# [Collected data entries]
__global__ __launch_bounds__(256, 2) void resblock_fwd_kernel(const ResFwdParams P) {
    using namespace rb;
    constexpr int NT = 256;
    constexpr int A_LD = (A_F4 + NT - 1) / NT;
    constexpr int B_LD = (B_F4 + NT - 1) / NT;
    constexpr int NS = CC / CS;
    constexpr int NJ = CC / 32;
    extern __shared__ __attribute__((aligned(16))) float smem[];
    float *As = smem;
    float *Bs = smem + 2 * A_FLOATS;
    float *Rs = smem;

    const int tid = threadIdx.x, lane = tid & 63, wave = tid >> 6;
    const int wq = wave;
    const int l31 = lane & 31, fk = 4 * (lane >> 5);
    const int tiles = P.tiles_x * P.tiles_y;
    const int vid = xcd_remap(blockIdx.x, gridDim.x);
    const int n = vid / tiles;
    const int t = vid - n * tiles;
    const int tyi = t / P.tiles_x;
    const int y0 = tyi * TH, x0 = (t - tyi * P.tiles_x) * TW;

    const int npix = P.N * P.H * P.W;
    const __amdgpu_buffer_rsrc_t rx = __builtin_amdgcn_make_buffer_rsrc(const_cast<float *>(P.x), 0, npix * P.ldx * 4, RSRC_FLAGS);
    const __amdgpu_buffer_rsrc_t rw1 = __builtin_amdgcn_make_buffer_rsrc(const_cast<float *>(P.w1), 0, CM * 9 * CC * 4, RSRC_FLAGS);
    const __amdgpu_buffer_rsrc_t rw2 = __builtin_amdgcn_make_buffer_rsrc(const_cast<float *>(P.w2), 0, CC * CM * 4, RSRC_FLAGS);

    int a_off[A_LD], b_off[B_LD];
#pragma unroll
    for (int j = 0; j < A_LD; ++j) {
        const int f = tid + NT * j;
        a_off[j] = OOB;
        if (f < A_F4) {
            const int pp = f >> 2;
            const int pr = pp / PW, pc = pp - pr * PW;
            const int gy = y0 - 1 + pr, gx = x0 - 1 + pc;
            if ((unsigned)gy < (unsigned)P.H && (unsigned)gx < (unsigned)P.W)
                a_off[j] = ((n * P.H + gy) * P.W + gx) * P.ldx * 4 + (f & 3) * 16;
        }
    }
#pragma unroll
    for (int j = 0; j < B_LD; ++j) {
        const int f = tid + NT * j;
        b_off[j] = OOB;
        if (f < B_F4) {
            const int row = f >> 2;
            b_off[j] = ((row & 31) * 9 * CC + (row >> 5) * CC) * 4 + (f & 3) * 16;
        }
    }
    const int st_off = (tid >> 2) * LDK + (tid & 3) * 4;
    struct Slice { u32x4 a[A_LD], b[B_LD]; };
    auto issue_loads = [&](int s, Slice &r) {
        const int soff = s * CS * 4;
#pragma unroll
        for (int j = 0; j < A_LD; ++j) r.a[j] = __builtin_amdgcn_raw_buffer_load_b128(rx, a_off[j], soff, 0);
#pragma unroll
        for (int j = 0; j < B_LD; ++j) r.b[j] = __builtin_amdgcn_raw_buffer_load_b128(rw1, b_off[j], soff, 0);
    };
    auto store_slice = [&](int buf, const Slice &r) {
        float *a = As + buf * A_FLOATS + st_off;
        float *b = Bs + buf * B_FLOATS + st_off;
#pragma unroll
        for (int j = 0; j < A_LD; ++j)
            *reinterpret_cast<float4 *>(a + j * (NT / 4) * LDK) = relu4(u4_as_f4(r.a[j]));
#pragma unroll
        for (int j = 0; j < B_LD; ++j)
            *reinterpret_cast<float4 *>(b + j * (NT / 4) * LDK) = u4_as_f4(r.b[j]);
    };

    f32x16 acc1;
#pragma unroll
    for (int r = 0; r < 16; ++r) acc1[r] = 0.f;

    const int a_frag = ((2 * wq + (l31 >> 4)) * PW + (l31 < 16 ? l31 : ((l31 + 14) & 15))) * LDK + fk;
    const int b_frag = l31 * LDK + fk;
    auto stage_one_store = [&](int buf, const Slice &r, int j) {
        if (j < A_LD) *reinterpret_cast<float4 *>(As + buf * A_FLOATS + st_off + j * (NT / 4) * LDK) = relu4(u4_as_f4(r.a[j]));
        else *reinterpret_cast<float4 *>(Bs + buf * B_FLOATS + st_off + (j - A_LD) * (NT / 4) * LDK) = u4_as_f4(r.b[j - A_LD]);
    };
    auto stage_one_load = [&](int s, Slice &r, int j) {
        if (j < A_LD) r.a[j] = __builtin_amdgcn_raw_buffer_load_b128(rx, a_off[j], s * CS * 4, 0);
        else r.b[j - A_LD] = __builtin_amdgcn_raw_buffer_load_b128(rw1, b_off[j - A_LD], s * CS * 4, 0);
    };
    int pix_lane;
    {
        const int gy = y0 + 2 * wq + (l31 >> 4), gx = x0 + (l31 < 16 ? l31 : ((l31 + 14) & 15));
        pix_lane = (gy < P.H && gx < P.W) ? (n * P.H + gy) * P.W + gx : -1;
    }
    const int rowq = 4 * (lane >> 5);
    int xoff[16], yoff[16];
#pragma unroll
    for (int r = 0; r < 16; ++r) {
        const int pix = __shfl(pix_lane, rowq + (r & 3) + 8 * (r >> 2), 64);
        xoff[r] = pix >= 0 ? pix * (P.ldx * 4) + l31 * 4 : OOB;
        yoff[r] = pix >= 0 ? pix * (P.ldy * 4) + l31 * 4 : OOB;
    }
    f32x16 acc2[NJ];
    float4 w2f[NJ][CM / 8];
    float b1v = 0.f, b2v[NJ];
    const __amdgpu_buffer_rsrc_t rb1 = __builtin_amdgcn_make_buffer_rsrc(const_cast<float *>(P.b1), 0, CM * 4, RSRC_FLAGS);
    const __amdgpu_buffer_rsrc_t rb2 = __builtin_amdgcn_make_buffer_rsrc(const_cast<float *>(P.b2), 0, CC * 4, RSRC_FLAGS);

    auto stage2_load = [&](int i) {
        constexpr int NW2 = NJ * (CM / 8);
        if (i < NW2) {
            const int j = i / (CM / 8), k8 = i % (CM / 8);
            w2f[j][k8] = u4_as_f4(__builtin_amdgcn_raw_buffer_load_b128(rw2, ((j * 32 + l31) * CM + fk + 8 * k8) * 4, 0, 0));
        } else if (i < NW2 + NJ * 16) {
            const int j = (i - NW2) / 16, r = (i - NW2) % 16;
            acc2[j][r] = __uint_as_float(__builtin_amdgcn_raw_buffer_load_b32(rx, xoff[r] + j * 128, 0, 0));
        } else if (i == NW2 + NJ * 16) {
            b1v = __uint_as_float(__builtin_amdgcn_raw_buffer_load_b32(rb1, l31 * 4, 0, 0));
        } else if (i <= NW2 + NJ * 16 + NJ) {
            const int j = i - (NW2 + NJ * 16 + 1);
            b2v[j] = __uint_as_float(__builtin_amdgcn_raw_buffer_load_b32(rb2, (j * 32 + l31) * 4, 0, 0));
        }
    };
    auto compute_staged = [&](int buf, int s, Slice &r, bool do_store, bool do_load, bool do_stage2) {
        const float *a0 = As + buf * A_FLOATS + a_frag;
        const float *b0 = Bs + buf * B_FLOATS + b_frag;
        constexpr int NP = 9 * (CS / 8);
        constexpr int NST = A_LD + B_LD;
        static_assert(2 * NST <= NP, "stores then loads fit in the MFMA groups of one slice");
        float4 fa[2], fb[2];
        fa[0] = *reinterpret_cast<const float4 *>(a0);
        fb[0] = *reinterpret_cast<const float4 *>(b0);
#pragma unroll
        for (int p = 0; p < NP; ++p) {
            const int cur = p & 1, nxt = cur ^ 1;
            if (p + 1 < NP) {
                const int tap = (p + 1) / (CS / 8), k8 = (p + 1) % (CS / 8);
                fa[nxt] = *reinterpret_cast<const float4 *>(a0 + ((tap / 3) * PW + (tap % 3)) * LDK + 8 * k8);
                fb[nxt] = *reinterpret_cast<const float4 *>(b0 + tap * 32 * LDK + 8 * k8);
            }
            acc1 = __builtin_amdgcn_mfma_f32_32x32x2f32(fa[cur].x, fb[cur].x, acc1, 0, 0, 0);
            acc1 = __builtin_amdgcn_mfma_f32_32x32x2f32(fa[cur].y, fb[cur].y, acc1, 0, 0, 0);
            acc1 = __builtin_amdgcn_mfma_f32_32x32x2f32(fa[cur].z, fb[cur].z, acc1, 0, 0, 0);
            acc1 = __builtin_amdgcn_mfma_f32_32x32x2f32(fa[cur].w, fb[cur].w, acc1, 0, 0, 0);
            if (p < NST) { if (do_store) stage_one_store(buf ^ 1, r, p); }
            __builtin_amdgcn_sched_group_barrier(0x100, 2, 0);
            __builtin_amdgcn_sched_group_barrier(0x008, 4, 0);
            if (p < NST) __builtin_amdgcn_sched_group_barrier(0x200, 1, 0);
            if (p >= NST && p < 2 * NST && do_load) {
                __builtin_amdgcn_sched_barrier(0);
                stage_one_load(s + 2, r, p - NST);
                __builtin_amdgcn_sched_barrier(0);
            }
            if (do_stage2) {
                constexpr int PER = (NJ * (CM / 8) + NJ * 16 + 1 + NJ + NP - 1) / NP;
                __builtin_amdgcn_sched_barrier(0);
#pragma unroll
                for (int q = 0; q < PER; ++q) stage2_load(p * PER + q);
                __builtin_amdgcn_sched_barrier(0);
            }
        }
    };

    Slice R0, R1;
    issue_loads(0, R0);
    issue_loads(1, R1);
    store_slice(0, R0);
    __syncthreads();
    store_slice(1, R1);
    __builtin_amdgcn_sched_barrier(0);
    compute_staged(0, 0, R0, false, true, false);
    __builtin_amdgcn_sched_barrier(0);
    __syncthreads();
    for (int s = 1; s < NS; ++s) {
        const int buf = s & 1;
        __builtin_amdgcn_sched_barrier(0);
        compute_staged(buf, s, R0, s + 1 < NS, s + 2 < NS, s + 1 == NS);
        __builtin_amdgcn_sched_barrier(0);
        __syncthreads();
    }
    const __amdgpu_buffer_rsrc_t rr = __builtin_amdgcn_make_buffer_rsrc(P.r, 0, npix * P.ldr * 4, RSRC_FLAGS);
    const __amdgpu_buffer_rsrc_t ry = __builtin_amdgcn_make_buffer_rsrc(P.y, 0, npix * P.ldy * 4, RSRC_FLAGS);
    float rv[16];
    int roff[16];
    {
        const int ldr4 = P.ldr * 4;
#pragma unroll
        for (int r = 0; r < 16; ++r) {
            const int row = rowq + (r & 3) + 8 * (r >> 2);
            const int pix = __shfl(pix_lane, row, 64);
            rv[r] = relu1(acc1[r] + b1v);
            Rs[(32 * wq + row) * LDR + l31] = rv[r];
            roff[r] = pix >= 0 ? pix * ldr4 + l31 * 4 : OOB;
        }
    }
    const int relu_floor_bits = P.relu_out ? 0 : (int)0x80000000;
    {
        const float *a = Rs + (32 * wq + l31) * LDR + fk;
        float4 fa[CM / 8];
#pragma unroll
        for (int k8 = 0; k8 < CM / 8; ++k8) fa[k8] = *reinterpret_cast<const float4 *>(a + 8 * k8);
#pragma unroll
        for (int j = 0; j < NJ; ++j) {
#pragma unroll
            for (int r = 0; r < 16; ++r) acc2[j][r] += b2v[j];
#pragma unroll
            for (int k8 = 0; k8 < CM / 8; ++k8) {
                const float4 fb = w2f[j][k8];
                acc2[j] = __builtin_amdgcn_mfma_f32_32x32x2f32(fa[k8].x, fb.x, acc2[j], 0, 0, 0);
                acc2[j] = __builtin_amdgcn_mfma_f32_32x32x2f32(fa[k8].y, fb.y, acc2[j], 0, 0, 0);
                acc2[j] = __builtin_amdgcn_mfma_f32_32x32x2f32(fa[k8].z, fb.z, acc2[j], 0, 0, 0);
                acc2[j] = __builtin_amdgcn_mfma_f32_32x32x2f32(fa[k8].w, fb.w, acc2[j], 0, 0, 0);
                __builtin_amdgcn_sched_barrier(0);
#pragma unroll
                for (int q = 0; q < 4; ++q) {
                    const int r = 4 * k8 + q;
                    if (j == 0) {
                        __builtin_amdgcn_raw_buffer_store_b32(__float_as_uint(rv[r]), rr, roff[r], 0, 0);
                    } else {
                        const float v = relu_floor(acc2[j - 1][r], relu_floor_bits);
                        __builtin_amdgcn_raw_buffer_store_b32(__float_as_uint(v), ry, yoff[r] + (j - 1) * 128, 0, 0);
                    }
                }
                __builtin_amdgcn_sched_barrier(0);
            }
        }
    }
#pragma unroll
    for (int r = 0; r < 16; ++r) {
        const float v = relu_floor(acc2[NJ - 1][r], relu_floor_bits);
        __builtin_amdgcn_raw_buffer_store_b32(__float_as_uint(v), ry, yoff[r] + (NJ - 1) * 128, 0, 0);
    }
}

# [ABOUT THIS TASK]
In the reply, include exactly the lines from the beginning of the entries above through the line holding "const int pp = f >> 2;", and nothing besides.

# [RESPONSE AREA]
__global__ __launch_bounds__(256, 2) void resblock_fwd_kernel(const ResFwdParams P) {
    using namespace rb;
    constexpr int NT = 256;
    constexpr int A_LD = (A_F4 + NT - 1) / NT;
    constexpr int B_LD = (B_F4 + NT - 1) / NT;
    constexpr int NS = CC / CS;
    constexpr int NJ = CC / 32;
    extern __shared__ __attribute__((aligned(16))) float smem[];
    float *As = smem;
    float *Bs = smem + 2 * A_FLOATS;
    float *Rs = smem;

    const int tid = threadIdx.x, lane = tid & 63, wave = tid >> 6;
    const int wq = wave;
    const int l31 = lane & 31, fk = 4 * (lane >> 5);
    const int tiles = P.tiles_x * P.tiles_y;
    const int vid = xcd_remap(blockIdx.x, gridDim.x);
    const int n = vid / tiles;
    const int t = vid - n * tiles;
    const int tyi = t / P.tiles_x;
    const int y0 = tyi * TH, x0 = (t - tyi * P.tiles_x) * TW;

    const int npix = P.N * P.H * P.W;
    const __amdgpu_buffer_rsrc_t rx = __builtin_amdgcn_make_buffer_rsrc(const_cast<float *>(P.x), 0, npix * P.ldx * 4, RSRC_FLAGS);
    const __amdgpu_buffer_rsrc_t rw1 = __builtin_amdgcn_make_buffer_rsrc(const_cast<float *>(P.w1), 0, CM * 9 * CC * 4, RSRC_FLAGS);
    const __amdgpu_buffer_rsrc_t rw2 = __builtin_amdgcn_make_buffer_rsrc(const_cast<float *>(P.w2), 0, CC * CM * 4, RSRC_FLAGS);

    int a_off[A_LD], b_off[B_LD];
#pragma unroll
    for (int j = 0; j < A_LD; ++j) {
        const int f = tid + NT * j;
        a_off[j] = OOB;
        if (f < A_F4) {
            const int pp = f >> 2;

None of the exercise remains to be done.